La terza Sezione civile della Cassazione, con la sentenza n. 3893 del 29 febbraio 2016, ha chiarito che, in materia di colpa medica, una volta accertata la sussistenza del nesso di causalità tra la condotta e la lesione subita, un eventuale pregresso stato patologico del paziente può assumere rilievo soltanto ai fini della quantificazione del danno risarcibile.
La Suprema Corte, in sostanza, ha inteso proseguire nell'orientamento maggioritario in tema di concorso di cause nella determinazione del danno, ribadendo che deve ritenersi del tutto isolato il principio esposto nella sentenza n. 975/2009, in cui si affermava che, nel caso di concomitanza della condotta del sanitario e di un fattore naturale rappresentato dalla situazione patologica del paziente, il giudice avrebbe dovuto valutare la diversa efficienza delle varie concause ed attribuire all'autore della condotta dannosa la parte di corresponsabilità ad egli riconducibile, ponendo a carico del danneggiato il pregiudizio dovuto al suo stato personale.

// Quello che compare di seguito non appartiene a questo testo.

# microsoft/KubeGPU

Measured on AMD Instinct MI355X. Metric: scheduled_set_allreduce_busbw_GBps, higher is better.
Workload: dtype uint8; 1 GPU; model=rccl-xgmi-allreduce-probe, global_batch=2000, seq_len=1073741824, parallelism=allreduce-ring-1gpu, mode=hbm_d2d_copy, curve_point=k1-degenerate-hbm, buffer_bytes=1073741824, scenario=BASELINE.json k=1, rank_pinning=ROCR_VISIBLE_DEVICES, pinned_device=0, pinned_bdf=0000:75:00.0, bdf_verified=True

## Files before the change

### kubegpu_amd/csrc/gpuprobe.hip

```cpp

#include <torch/extension.h>
#include <ATen/hip/HIPContext.h>
#include <ATen/hip/impl/HIPGuardImplMasqueradingAsCUDA.h>
#include <hip/hip_runtime.h>

#include <cstdint>

#define WAVE 64
#define BLOCK 256
#define DEFAULT_COPY_BLOCKS 1024
#define DEFAULT_WRITE_BLOCKS 640

__global__ void copy_kernel_v4(const uint4* __restrict__ src,
                               uint4* __restrict__ dst, size_t n4) {
  size_t i = (size_t)blockIdx.x * blockDim.x + threadIdx.x;
  size_t stride = (size_t)gridDim.x * blockDim.x;
  for (; i < n4; i += stride) dst[i] = src[i];
}

typedef unsigned int uint4v __attribute__((ext_vector_type(4)));

__global__ void copy_kernel_v4_nt(const uint4v* __restrict__ src,
                                  uint4v* __restrict__ dst, size_t n4) {
  size_t i = (size_t)blockIdx.x * blockDim.x + threadIdx.x;
  size_t stride = (size_t)gridDim.x * blockDim.x;
  for (; i < n4; i += stride) {
    uint4v v = __builtin_nontemporal_load(&src[i]);
    __builtin_nontemporal_store(v, &dst[i]);
  }
}

__global__ void copy_kernel_v4_nt_u4(const uint4v* __restrict__ src,
                                     uint4v* __restrict__ dst, size_t n4) {
  size_t tid = (size_t)blockIdx.x * blockDim.x + threadIdx.x;
  size_t stride = (size_t)gridDim.x * blockDim.x;
  size_t i = tid;
  size_t bound = n4 >= 3 * stride ? n4 - 3 * stride : 0;
  for (; i < bound; i += 4 * stride) {
    uint4v a = __builtin_nontemporal_load(&src[i]);
    uint4v b = __builtin_nontemporal_load(&src[i + stride]);
    uint4v c = __builtin_nontemporal_load(&src[i + 2 * stride]);
    uint4v d = __builtin_nontemporal_load(&src[i + 3 * stride]);
    __builtin_nontemporal_store(a, &dst[i]);
    __builtin_nontemporal_store(b, &dst[i + stride]);
    __builtin_nontemporal_store(c, &dst[i + 2 * stride]);
    __builtin_nontemporal_store(d, &dst[i + 3 * stride]);
  }
  for (; i < n4; i += stride) {
    uint4v v = __builtin_nontemporal_load(&src[i]);
    __builtin_nontemporal_store(v, &dst[i]);
  }
}

__global__ void copy_kernel_v4_nt_chunk(const uint4v* __restrict__ src,
                                        uint4v* __restrict__ dst, size_t n4) {
  size_t per_block = (n4 + gridDim.x - 1) / gridDim.x;
  size_t begin = (size_t)blockIdx.x * per_block;
  size_t end = begin + per_block < n4 ? begin + per_block : n4;
  for (size_t i = begin + threadIdx.x; i < end; i += blockDim.x) {
    uint4v v = __builtin_nontemporal_load(&src[i]);
    __builtin_nontemporal_store(v, &dst[i]);
  }
}

__global__ void copy_kernel_v4_mixed(const uint4v* __restrict__ src,
                                     uint4v* __restrict__ dst, size_t n4) {
  size_t i = (size_t)blockIdx.x * blockDim.x + threadIdx.x;
  size_t stride = (size_t)gridDim.x * blockDim.x;
  for (; i < n4; i += stride) {
    uint4v v = src[i];
    __builtin_nontemporal_store(v, &dst[i]);
  }
}

__global__ void copy_kernel_b(const unsigned char* __restrict__ src,
                              unsigned char* __restrict__ dst, size_t n) {
  size_t i = (size_t)blockIdx.x * blockDim.x + threadIdx.x;
  size_t stride = (size_t)gridDim.x * blockDim.x;
  for (; i < n; i += stride) dst[i] = src[i];
}

__global__ void read_sum_kernel(const uint4* __restrict__ src, size_t n4,
                                unsigned long long* __restrict__ out) {
  size_t i = (size_t)blockIdx.x * blockDim.x + threadIdx.x;
  size_t stride = (size_t)gridDim.x * blockDim.x;
  unsigned long long acc = 0;
  for (; i < n4; i += stride) {
    uint4 v = src[i];
    acc += (unsigned long long)v.x + v.y + v.z + v.w;
  }
  __shared__ unsigned long long sh[BLOCK / WAVE];
  for (int off = WAVE / 2; off > 0; off >>= 1)
    acc += __shfl_down(acc, off, WAVE);
  int lane = threadIdx.x % WAVE;
  int wid = threadIdx.x / WAVE;
  if (lane == 0) sh[wid] = acc;
  __syncthreads();
  if (threadIdx.x == 0) {
    unsigned long long total = 0;
    for (int w = 0; w < BLOCK / WAVE; ++w) total += sh[w];
    atomicAdd(out, total);
  }
}

__global__ void fill_kernel_v4_nt(uint4v* __restrict__ dst, size_t n4,
                                  unsigned int word) {
  uint4v v = {word, word, word, word};
  size_t i = (size_t)blockIdx.x * blockDim.x + threadIdx.x;
  size_t stride = (size_t)gridDim.x * blockDim.x;
  for (; i < n4; i += stride) __builtin_nontemporal_store(v, &dst[i]);
}


#define MAX_BLOCKS (1 << 20)

static void check_buf(const at::Tensor& t) {
  TORCH_CHECK(t.is_cuda(), "gpuprobe: tensors must be on GPU");
  TORCH_CHECK(t.is_contiguous(), "gpuprobe: tensors must be contiguous");
}

static size_t check_vec_buf(const at::Tensor& t) {
  check_buf(t);
  TORCH_CHECK(t.nbytes() > 0 && t.nbytes() % 16 == 0,
              "gpuprobe: nbytes must be a positive multiple of 16, got ", t.nbytes());
  TORCH_CHECK((uintptr_t)t.data_ptr() % 16 == 0,
              "gpuprobe: tensor storage must be 16-byte aligned");
  return t.nbytes() / 16;
}

static void check_pair(const at::Tensor& dst, const at::Tensor& src) {
  check_buf(dst);
  check_buf(src);
  TORCH_CHECK(src.nbytes() == dst.nbytes(), "gpuprobe: size mismatch");
  TORCH_CHECK(src.device() == dst.device(),
              "gpuprobe: tensors must be on the same device");
  uintptr_t s = (uintptr_t)src.data_ptr(), d = (uintptr_t)dst.data_ptr();
  size_t n = src.nbytes();
  TORCH_CHECK(s == d || s + n <= d || d + n <= s,
              "gpuprobe: dst and src overlap in part");
}

static int check_threads(int64_t threads_arg) {
  TORCH_CHECK(threads_arg >= 0 && threads_arg % WAVE == 0 && threads_arg <= 1024,
              "threads: multiple of 64, <=1024");
  return threads_arg > 0 ? (int)threads_arg : BLOCK;
}

static int pick_blocks(int64_t blocks_arg, size_t n4, int threads, int dflt) {
  TORCH_CHECK(blocks_arg >= 0 && blocks_arg <= MAX_BLOCKS,
              "gpuprobe: blocks out of range 0..", MAX_BLOCKS);
  if (blocks_arg > 0) return (int)blocks_arg;
  return (int)std::min<size_t>((n4 + threads - 1) / threads, (size_t)dflt);
}

static void check_variant(int64_t variant) {
  TORCH_CHECK(variant >= 0 && variant <= 3, "gpuprobe: variant ", variant,
              " out of range 0..3");
}

static void launch_copy(const void* src, void* dst, size_t n4, int64_t variant,
                        bool nontemporal, int blocks, int threads,
                        hipStream_t stream) {
  if (variant == 1)
    hipLaunchKernelGGL(copy_kernel_v4_nt_u4, dim3(blocks), dim3(threads), 0, stream,
                       (const uint4v*)src, (uint4v*)dst, n4);
  else if (variant == 2)
    hipLaunchKernelGGL(copy_kernel_v4_nt_chunk, dim3(blocks), dim3(threads), 0,
                       stream, (const uint4v*)src, (uint4v*)dst, n4);
  else if (variant == 3)
    hipLaunchKernelGGL(copy_kernel_v4_mixed, dim3(blocks), dim3(threads), 0,
                       stream, (const uint4v*)src, (uint4v*)dst, n4);
  else if (nontemporal)
    hipLaunchKernelGGL(copy_kernel_v4_nt, dim3(blocks), dim3(threads), 0, stream,
                       (const uint4v*)src, (uint4v*)dst, n4);
  else
    hipLaunchKernelGGL(copy_kernel_v4, dim3(blocks), dim3(threads), 0, stream,
                       (const uint4*)src, (uint4*)dst, n4);
}

static void launch_read_sum(const void* src, size_t n4, void* out, int blocks,
                            hipStream_t stream) {
  hipLaunchKernelGGL(read_sum_kernel, dim3(blocks), dim3(BLOCK), 0, stream,
                     (const uint4*)src, n4, (unsigned long long*)out);
}

static void launch_fill(void* dst, size_t n4, unsigned int word, int blocks,
                        hipStream_t stream) {
  hipLaunchKernelGGL(fill_kernel_v4_nt, dim3(blocks), dim3(BLOCK), 0, stream,
                     (uint4v*)dst, n4, word);
}

void copy(at::Tensor dst, at::Tensor src) {
  check_pair(dst, src);
  size_t nbytes = src.nbytes();
  if (nbytes == 0) return;
  const at::hip::OptionalHIPGuardMasqueradingAsCUDA guard(at::device_of(dst));
  auto stream = at::hip::getCurrentHIPStream();
  if ((((uintptr_t)src.data_ptr() | (uintptr_t)dst.data_ptr() | nbytes) & 15) == 0) {
    size_t n4 = nbytes / 16;
    int blocks = (int)std::min<size_t>((n4 + BLOCK - 1) / BLOCK, DEFAULT_COPY_BLOCKS);
    launch_copy(src.data_ptr(), dst.data_ptr(), n4, 0, true, blocks, BLOCK, stream);
  } else {
    int blocks = (int)std::min<size_t>((nbytes + BLOCK - 1) / BLOCK, 4096);
    hipLaunchKernelGGL(copy_kernel_b, dim3(blocks), dim3(BLOCK), 0, stream,
                       (const unsigned char*)src.data_ptr(),
                       (unsigned char*)dst.data_ptr(), nbytes);
  }
  C10_HIP_KERNEL_LAUNCH_CHECK();
}

void copy_variant(at::Tensor dst, at::Tensor src, int64_t variant, bool nontemporal,
                  int64_t blocks_arg, int64_t threads_arg) {
  check_pair(dst, src);
  size_t n4 = check_vec_buf(src);
  check_vec_buf(dst);
  check_variant(variant);
  int threads = check_threads(threads_arg);
  int blocks = pick_blocks(blocks_arg, n4, threads, DEFAULT_COPY_BLOCKS);
  const at::hip::OptionalHIPGuardMasqueradingAsCUDA guard(at::device_of(dst));
  auto stream = at::hip::getCurrentHIPStream();
  launch_copy(src.data_ptr(), dst.data_ptr(), n4, variant, nontemporal, blocks,
              threads, stream);
  C10_HIP_KERNEL_LAUNCH_CHECK();
}

uint64_t read_sum(at::Tensor src, int64_t blocks_arg) {
  size_t n4 = check_vec_buf(src);
  int blocks = pick_blocks(blocks_arg, n4, BLOCK, DEFAULT_COPY_BLOCKS);
  const at::hip::OptionalHIPGuardMasqueradingAsCUDA guard(at::device_of(src));
  at::Tensor out = at::zeros({1}, src.options().dtype(at::kLong));
  auto stream = at::hip::getCurrentHIPStream();
  launch_read_sum(src.data_ptr(), n4, out.data_ptr(), blocks, stream);
  C10_HIP_KERNEL_LAUNCH_CHECK();
  C10_HIP_CHECK(hipStreamSynchronize(stream));
  return (uint64_t)out.item<int64_t>();
}

void fill_word(at::Tensor dst, int64_t word, int64_t blocks_arg) {
  size_t n4 = check_vec_buf(dst);
  TORCH_CHECK(word >= 0 && word <= 0xFFFFFFFFLL, "gpuprobe: word must be a u32");
  int blocks = pick_blocks(blocks_arg, n4, BLOCK, DEFAULT_WRITE_BLOCKS);
  const at::hip::OptionalHIPGuardMasqueradingAsCUDA guard(at::device_of(dst));
  auto stream = at::hip::getCurrentHIPStream();
  launch_fill(dst.data_ptr(), n4, (unsigned int)word, blocks, stream);
  C10_HIP_KERNEL_LAUNCH_CHECK();
}

static void check_timed_args(int64_t nbytes, int64_t iters) {
  TORCH_CHECK(nbytes > 0 && nbytes % 16 == 0, "nbytes must be positive, 16-aligned");
  TORCH_CHECK(iters >= 1, "iters must be at least 1");
}

#define POISON 0xA5

template <typename Launch>
static float timed_ms(hipStream_t stream, int64_t iters, Launch&& launch) {
  for (int w = 0; w < 3; ++w) launch();
  hipEvent_t t0, t1;
  (void)hipEventCreate(&t0);
  (void)hipEventCreate(&t1);
  (void)hipEventRecord(t0, stream);
  for (int64_t i = 0; i < iters; ++i) launch();
  (void)hipEventRecord(t1, stream);
  (void)hipEventSynchronize(t1);
  float ms = 0.f;
  (void)hipEventElapsedTime(&ms, t0, t1);
  (void)hipEventDestroy(t0);
  (void)hipEventDestroy(t1);
  C10_HIP_KERNEL_LAUNCH_CHECK();
  return ms;
}

double copy_bw_gbps(int64_t nbytes, int64_t iters, int64_t blocks_arg,
                    bool nontemporal, int64_t variant, int64_t threads_arg) {
  check_timed_args(nbytes, iters);
  check_variant(variant);
  size_t n4 = (size_t)nbytes / 16;
  int threads = check_threads(threads_arg);
  int blocks = pick_blocks(blocks_arg, n4, threads, DEFAULT_COPY_BLOCKS);
  auto opts = at::TensorOptions().dtype(at::kByte).device(at::kCUDA);
  at::Tensor src = at::empty({nbytes}, opts);
  at::Tensor dst = at::empty({nbytes}, opts);
  src.fill_(1);
  dst.fill_(POISON);
  auto stream = at::hip::getCurrentHIPStream();
  float ms = timed_ms(stream, iters, [&]() {
    launch_copy(src.data_ptr(), dst.data_ptr(), n4, variant, nontemporal, blocks,
                threads, stream);
  });
  TORCH_CHECK(at::equal(dst, src), "copy_bw_gbps: variant ", variant,
              " produced wrong output");
  double sec = ms / 1e3;
  return (double)nbytes * 2.0 * iters / sec / 1e9;
}

double write_bw_gbps(int64_t nbytes, int64_t iters, int64_t blocks_arg) {
  check_timed_args(nbytes, iters);
  size_t n4 = (size_t)nbytes / 16;
  int blocks = pick_blocks(blocks_arg, n4, BLOCK, DEFAULT_WRITE_BLOCKS);
  auto opts = at::TensorOptions().dtype(at::kByte).device(at::kCUDA);
  at::Tensor dst = at::empty({nbytes}, opts);
  dst.fill_(POISON);
  auto stream = at::hip::getCurrentHIPStream();
  float ms = timed_ms(stream, iters, [&]() {
    launch_fill(dst.data_ptr(), n4, 0x01010101u, blocks, stream);
  });
  TORCH_CHECK(dst.min().item<uint8_t>() == 1 && dst.max().item<uint8_t>() == 1,
              "write_bw_gbps: fill produced wrong output");
  return (double)nbytes * iters / (ms / 1e3) / 1e9;
}

double read_bw_gbps(int64_t nbytes, int64_t iters, int64_t blocks_arg) {
  check_timed_args(nbytes, iters);
  size_t n4 = (size_t)nbytes / 16;
  int blocks = pick_blocks(blocks_arg, n4, BLOCK, DEFAULT_COPY_BLOCKS);
  auto opts = at::TensorOptions().dtype(at::kByte).device(at::kCUDA);
  at::Tensor src = at::empty({nbytes}, opts);
  src.fill_(1);
  at::Tensor out = at::zeros({1}, at::TensorOptions().dtype(at::kLong).device(at::kCUDA));
  auto stream = at::hip::getCurrentHIPStream();
  float ms = timed_ms(stream, iters, [&]() {
    launch_read_sum(src.data_ptr(), n4, out.data_ptr(), blocks, stream);
  });
  uint64_t want = (uint64_t)(3 + iters) * ((uint64_t)nbytes / 4) * 0x01010101ULL;
  TORCH_CHECK((uint64_t)out.item<int64_t>() == want,
              "read_bw_gbps: read_sum_kernel produced a wrong sum");
  double sec = ms / 1e3;
  return (double)nbytes * iters / sec / 1e9;
}

void bind_memcheck(py::module_& m);
void bind_cucheck(py::module_& m);
void bind_mxcheck(py::module_& m);
void bind_fpcheck(py::module_& m);
void bind_atomcheck(py::module_& m);
void bind_lanecheck(py::module_& m);
void bind_hostlink(py::module_& m);

PYBIND11_MODULE(TORCH_EXTENSION_NAME, m) {
  bind_memcheck(m);
  bind_cucheck(m);
  bind_mxcheck(m);
  bind_fpcheck(m);
  bind_atomcheck(m);
  bind_lanecheck(m);
  bind_hostlink(m);
  m.def("copy", &copy, "streaming uint4 copy kernel (dst, src)",
        py::call_guard<py::gil_scoped_release>());
  m.def("copy_variant", &copy_variant,
        "one untimed launch of a copy_bw_gbps variant (dst, src)",
        py::call_guard<py::gil_scoped_release>(),
        py::arg("dst"), py::arg("src"), py::arg("variant") = 0,
        py::arg("nontemporal") = true, py::arg("blocks") = 0,
        py::arg("threads") = 0);
  m.def("read_sum", &read_sum, "u64 sum of all 32-bit words (one launch)",
        py::call_guard<py::gil_scoped_release>(),
        py::arg("src"), py::arg("blocks") = 0);
  m.def("fill_word", &fill_word, "NT fill of every 32-bit word (one launch)",
        py::call_guard<py::gil_scoped_release>(),
        py::arg("dst"), py::arg("word"), py::arg("blocks") = 0);
  m.def("copy_bw_gbps", &copy_bw_gbps, "timed d2d copy bandwidth",
        py::call_guard<py::gil_scoped_release>(),
        py::arg("nbytes"), py::arg("iters") = 20, py::arg("blocks") = 0,
        py::arg("nontemporal") = true, py::arg("variant") = 0,
        py::arg("threads") = 0);
  m.def("read_bw_gbps", &read_bw_gbps, "timed read bandwidth",
        py::call_guard<py::gil_scoped_release>(),
        py::arg("nbytes"), py::arg("iters") = 20, py::arg("blocks") = 0);
  m.def("write_bw_gbps", &write_bw_gbps, "timed write-only (NT fill) bandwidth",
        py::call_guard<py::gil_scoped_release>(),
        py::arg("nbytes"), py::arg("iters") = 20, py::arg("blocks") = 0);
}
```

Al contrario, la Corte di Cassazione è da tempo attestata sul principio per cui, ove la condotta colposa del medico abbia assunto rilievo causale nella produzione del danno come causa autonoma, efficiente e atipica rispetto alla causa originaria, se ne deve trarre la conseguenza che l'autore è responsabile per l'intero, avendo la pronuncia in esame chiarito che solo nella successiva fase di determinazione del quantum risarcitorio, si possa tener conto di circostanze, quali la sussistenza di pregresse concause, al fine di ridurre l'ammontare dell'™importo liquidato.